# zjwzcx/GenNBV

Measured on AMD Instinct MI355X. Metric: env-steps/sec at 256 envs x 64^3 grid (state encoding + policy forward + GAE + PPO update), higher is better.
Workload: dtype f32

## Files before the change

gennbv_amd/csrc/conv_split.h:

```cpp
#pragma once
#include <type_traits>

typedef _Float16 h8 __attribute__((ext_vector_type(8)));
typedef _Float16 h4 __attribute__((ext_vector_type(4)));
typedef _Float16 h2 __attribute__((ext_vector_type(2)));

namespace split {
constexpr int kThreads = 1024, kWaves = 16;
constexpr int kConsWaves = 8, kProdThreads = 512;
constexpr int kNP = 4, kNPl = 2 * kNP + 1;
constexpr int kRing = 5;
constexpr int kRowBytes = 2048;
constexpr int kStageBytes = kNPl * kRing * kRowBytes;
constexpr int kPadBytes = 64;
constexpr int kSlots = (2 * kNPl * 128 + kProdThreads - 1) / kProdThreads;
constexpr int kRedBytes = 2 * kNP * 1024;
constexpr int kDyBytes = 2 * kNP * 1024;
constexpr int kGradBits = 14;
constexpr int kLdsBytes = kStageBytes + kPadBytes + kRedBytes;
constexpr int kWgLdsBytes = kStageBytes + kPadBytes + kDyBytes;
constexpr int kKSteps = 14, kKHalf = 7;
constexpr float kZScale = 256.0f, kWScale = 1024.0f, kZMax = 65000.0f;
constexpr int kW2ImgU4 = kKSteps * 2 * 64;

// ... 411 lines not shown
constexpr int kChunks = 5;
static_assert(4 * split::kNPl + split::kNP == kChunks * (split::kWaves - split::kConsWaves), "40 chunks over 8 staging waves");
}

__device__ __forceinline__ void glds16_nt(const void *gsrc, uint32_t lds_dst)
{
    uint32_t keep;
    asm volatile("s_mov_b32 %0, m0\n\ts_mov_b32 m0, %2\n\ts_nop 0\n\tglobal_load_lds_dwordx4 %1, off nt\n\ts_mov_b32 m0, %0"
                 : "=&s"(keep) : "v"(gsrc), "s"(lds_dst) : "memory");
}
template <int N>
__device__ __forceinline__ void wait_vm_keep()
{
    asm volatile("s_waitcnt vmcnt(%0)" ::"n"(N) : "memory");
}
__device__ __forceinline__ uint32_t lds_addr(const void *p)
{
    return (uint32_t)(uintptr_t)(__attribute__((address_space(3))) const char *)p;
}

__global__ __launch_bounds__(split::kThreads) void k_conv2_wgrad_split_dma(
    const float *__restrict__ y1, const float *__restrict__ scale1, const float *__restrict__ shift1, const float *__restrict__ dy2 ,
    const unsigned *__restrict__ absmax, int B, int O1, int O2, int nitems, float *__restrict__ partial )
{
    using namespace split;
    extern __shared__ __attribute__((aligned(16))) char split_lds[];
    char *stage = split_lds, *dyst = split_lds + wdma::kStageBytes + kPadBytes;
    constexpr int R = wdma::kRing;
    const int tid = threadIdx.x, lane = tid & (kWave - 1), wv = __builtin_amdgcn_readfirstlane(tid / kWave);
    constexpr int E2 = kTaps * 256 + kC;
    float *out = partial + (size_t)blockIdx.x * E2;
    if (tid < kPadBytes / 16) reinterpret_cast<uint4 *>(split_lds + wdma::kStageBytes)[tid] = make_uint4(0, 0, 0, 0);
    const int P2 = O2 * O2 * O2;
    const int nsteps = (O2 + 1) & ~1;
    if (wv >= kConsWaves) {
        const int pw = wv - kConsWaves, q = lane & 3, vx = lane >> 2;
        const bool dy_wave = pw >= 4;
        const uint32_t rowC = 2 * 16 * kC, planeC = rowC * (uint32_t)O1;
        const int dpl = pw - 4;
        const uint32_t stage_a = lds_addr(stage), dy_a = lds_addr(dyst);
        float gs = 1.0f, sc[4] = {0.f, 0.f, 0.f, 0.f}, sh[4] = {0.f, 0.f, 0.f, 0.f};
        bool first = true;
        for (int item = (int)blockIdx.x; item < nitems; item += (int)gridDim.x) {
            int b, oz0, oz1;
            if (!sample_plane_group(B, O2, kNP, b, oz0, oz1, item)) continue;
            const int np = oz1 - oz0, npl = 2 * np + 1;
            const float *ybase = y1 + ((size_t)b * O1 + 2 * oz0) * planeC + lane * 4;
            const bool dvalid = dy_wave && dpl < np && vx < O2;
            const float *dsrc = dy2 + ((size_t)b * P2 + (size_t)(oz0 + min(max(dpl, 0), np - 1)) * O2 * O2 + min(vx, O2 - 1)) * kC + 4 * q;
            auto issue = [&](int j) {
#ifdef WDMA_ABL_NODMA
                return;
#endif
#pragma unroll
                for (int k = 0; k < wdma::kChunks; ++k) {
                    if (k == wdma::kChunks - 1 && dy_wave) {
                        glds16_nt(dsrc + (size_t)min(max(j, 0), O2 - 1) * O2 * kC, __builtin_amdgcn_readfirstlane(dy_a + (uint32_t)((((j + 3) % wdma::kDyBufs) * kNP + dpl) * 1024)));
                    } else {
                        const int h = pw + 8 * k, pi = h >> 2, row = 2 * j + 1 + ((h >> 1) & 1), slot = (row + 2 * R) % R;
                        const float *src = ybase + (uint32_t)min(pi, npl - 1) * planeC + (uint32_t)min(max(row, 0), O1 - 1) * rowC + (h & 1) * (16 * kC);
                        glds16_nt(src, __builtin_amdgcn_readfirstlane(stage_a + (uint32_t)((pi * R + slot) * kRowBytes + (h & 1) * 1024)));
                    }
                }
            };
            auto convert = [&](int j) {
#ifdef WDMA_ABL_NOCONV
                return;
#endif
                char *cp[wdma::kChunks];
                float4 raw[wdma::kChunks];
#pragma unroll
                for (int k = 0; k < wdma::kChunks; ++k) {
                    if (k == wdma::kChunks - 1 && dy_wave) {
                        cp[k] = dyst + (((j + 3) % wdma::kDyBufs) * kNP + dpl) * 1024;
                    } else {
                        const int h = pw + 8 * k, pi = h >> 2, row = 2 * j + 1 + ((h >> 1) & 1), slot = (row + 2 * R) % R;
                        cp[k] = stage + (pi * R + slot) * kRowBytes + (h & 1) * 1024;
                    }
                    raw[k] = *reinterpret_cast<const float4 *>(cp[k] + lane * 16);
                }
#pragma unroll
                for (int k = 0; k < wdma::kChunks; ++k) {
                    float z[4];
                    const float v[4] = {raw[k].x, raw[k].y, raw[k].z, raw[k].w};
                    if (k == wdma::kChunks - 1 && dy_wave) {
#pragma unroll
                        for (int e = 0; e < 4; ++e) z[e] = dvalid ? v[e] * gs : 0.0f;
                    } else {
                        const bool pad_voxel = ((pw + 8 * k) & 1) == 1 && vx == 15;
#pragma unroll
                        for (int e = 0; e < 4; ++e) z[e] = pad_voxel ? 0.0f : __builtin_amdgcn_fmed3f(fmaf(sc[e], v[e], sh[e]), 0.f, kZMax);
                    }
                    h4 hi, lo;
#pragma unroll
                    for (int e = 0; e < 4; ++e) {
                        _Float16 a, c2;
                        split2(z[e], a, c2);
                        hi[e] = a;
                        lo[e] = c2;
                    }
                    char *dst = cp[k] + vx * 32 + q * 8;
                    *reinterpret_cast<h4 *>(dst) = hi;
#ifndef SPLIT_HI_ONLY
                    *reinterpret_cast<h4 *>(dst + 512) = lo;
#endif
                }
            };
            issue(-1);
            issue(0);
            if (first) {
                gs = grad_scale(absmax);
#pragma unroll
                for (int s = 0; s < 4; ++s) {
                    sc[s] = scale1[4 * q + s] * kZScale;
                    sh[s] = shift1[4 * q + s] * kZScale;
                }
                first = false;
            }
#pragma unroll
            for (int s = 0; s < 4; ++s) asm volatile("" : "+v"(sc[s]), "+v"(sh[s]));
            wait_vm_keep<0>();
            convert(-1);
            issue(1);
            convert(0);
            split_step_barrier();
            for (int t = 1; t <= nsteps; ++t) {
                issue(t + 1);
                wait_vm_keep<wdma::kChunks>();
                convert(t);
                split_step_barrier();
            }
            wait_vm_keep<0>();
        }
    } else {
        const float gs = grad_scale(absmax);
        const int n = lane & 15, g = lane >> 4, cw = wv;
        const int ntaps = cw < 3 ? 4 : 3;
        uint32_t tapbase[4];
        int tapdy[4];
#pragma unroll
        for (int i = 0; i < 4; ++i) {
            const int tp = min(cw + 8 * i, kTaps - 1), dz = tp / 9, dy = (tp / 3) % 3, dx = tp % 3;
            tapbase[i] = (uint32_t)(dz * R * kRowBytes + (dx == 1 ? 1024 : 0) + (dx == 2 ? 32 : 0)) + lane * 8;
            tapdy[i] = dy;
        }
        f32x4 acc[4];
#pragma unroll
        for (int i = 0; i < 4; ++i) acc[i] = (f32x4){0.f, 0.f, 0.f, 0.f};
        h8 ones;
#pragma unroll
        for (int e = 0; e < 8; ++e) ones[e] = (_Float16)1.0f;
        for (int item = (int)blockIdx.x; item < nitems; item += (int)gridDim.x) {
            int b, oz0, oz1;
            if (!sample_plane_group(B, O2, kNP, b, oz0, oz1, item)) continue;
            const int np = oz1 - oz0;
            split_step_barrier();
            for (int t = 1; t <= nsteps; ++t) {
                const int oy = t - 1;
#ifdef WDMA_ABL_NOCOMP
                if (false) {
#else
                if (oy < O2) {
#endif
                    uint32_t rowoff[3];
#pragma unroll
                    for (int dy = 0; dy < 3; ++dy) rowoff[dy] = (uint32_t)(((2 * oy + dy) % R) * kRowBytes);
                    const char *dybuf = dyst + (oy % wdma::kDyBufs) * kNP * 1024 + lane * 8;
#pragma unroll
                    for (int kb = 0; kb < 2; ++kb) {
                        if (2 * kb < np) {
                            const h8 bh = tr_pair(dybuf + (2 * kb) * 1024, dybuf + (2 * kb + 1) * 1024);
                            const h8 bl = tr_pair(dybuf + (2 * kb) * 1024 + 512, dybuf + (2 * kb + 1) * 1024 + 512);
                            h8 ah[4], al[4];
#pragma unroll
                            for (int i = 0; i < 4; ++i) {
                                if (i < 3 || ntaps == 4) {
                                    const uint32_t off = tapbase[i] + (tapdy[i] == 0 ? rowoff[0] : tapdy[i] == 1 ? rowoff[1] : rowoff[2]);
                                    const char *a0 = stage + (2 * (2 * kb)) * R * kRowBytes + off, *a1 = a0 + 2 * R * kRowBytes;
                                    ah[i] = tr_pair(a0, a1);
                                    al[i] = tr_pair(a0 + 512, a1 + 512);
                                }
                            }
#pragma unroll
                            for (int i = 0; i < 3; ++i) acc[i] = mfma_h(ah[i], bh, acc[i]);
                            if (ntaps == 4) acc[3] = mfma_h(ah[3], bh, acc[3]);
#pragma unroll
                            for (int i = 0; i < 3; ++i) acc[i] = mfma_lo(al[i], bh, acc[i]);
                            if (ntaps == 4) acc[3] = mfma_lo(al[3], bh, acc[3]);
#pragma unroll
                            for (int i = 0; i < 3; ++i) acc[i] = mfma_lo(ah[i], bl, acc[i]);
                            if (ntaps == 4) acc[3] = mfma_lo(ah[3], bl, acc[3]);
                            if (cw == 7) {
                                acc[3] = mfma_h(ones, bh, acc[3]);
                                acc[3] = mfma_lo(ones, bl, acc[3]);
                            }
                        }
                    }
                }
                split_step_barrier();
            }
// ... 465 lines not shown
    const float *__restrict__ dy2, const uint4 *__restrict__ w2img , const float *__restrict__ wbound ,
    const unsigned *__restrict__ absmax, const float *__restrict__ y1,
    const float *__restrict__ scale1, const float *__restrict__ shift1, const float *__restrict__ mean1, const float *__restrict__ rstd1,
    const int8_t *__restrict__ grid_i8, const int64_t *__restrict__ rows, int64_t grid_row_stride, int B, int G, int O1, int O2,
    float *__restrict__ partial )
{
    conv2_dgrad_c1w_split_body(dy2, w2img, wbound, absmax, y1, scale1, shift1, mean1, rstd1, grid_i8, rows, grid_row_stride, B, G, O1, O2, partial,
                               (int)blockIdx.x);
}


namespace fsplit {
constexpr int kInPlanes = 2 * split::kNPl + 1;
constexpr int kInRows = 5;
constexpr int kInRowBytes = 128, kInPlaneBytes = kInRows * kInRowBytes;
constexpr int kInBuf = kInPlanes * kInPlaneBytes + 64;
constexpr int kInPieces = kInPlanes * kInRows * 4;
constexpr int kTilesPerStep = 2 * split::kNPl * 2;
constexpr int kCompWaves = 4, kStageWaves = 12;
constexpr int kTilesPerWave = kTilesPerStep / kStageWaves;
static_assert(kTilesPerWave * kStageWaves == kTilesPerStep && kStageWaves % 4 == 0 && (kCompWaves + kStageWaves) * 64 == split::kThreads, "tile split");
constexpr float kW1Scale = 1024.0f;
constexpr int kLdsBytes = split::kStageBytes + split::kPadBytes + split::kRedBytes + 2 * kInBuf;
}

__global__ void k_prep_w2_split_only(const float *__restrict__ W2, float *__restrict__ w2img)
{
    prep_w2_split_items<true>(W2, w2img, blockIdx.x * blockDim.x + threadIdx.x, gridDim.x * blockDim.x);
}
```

**What to work on**
Could you filter the entries above for lines holding the string "unsigned" and copy them?

**Reply to the exercise**
    const unsigned *__restrict__ absmax, int B, int O1, int O2, int nitems, float *__restrict__ partial )
    const unsigned *__restrict__ absmax, const float *__restrict__ y1,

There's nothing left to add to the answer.